Copy each line of the records that includes "value".

(Stored data entries)
————

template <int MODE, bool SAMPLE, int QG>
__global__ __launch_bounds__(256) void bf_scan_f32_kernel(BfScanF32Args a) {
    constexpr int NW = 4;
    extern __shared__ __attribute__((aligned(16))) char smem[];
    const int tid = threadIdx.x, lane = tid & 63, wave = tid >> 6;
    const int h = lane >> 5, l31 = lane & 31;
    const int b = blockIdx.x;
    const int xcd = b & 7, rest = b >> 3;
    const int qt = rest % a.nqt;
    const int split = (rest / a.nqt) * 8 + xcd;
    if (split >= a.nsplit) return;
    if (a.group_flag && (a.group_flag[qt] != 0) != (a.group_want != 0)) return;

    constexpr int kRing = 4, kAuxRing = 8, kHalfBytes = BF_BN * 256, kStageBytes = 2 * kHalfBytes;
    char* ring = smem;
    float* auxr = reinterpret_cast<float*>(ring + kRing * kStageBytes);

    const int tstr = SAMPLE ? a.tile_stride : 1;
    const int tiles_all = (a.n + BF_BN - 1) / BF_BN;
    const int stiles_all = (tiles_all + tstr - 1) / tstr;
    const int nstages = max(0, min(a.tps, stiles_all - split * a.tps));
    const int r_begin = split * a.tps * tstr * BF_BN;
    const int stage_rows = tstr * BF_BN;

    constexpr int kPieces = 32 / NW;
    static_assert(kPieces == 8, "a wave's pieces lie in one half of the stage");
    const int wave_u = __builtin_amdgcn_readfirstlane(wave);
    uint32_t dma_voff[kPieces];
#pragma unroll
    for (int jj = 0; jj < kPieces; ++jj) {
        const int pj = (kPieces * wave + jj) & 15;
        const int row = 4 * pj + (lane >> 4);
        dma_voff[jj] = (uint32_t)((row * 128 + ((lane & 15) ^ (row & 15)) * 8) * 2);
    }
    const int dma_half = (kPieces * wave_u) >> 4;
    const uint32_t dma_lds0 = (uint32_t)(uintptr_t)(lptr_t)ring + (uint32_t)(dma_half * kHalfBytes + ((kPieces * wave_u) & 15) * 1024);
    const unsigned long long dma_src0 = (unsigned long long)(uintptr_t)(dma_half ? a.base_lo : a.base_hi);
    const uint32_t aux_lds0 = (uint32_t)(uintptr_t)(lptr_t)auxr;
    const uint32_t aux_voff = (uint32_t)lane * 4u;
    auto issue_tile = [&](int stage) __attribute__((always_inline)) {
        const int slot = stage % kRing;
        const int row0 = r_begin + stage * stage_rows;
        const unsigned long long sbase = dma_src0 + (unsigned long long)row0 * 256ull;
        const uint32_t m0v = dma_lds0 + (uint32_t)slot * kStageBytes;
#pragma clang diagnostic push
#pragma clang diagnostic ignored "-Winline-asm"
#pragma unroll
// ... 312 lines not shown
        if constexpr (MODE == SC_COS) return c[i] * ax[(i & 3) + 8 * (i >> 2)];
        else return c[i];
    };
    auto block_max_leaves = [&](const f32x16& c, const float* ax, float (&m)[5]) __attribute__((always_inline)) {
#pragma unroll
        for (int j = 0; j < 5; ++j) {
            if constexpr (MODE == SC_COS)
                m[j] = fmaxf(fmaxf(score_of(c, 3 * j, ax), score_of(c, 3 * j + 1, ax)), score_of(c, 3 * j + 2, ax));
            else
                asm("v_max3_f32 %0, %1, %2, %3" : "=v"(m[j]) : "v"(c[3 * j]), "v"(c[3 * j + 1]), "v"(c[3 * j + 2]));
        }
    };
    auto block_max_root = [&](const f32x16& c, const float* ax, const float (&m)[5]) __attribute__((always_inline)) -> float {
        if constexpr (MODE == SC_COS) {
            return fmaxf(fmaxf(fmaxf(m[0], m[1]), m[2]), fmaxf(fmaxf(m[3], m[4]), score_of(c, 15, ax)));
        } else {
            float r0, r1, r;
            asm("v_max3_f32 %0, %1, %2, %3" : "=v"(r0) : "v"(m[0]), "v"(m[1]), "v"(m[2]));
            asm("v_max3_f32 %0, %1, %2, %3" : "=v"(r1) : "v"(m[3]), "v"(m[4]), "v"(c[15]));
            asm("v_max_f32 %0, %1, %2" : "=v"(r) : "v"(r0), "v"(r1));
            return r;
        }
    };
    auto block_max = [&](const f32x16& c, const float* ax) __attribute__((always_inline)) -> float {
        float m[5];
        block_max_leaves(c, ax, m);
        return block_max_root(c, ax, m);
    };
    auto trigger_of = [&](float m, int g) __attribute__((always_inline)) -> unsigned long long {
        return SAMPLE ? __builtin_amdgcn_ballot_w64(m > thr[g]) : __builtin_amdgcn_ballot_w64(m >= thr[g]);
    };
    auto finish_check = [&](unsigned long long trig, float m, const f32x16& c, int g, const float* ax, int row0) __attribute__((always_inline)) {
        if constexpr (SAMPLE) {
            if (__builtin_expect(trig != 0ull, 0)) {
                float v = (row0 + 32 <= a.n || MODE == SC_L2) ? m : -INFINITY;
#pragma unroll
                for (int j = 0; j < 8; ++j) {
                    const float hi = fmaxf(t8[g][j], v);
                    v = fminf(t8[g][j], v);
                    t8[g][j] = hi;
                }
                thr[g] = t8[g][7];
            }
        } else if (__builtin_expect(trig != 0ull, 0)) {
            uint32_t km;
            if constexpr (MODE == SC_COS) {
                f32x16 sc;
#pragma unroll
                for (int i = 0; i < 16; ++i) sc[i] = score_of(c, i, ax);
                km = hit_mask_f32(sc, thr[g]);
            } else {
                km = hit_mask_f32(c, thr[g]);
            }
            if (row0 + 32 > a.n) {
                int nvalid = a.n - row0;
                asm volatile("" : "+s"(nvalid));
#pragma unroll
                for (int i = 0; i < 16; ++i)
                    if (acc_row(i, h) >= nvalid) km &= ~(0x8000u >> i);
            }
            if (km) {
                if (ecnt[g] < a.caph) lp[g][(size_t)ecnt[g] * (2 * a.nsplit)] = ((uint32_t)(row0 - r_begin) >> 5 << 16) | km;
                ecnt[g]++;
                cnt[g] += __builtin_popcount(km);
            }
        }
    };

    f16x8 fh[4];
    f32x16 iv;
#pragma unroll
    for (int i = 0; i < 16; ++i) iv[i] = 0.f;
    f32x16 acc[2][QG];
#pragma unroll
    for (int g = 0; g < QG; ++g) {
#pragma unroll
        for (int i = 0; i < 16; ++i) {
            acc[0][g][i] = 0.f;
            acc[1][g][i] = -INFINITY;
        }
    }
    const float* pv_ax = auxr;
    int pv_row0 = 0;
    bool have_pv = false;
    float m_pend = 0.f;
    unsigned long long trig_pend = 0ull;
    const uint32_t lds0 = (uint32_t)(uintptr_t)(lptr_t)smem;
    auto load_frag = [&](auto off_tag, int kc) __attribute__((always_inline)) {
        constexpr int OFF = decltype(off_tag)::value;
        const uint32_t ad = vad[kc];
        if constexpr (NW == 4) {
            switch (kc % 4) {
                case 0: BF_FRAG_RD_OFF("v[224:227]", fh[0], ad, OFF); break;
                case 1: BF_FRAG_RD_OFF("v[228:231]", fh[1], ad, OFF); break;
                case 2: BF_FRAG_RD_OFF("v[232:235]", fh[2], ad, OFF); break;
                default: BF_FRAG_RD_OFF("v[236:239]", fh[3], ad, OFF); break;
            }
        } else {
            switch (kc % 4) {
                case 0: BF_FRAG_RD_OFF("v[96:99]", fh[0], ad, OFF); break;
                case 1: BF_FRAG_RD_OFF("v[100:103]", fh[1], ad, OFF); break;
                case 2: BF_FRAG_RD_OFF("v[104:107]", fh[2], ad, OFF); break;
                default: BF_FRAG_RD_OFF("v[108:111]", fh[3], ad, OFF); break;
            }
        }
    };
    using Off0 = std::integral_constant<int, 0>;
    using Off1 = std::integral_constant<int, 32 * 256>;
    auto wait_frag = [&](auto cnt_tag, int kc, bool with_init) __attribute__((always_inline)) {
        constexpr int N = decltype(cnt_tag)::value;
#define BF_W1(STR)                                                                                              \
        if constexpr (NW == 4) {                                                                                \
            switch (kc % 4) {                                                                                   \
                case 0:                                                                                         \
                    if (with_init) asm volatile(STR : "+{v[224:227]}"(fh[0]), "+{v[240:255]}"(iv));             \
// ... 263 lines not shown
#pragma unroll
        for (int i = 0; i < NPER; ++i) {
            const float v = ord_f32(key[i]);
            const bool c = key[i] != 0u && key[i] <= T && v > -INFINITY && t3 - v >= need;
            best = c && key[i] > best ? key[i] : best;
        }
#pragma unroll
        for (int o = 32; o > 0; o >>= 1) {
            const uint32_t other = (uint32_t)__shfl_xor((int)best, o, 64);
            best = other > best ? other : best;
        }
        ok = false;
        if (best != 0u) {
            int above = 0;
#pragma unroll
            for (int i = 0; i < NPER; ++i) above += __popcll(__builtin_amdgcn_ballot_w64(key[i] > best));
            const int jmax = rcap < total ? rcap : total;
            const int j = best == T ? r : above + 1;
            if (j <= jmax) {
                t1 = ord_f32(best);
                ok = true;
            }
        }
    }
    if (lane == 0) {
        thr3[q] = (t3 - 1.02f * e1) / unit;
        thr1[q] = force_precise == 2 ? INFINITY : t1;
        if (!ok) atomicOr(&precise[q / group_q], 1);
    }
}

————

* **Task answer**:
        constexpr int OFF = decltype(off_tag)::value;
        constexpr int N = decltype(cnt_tag)::value;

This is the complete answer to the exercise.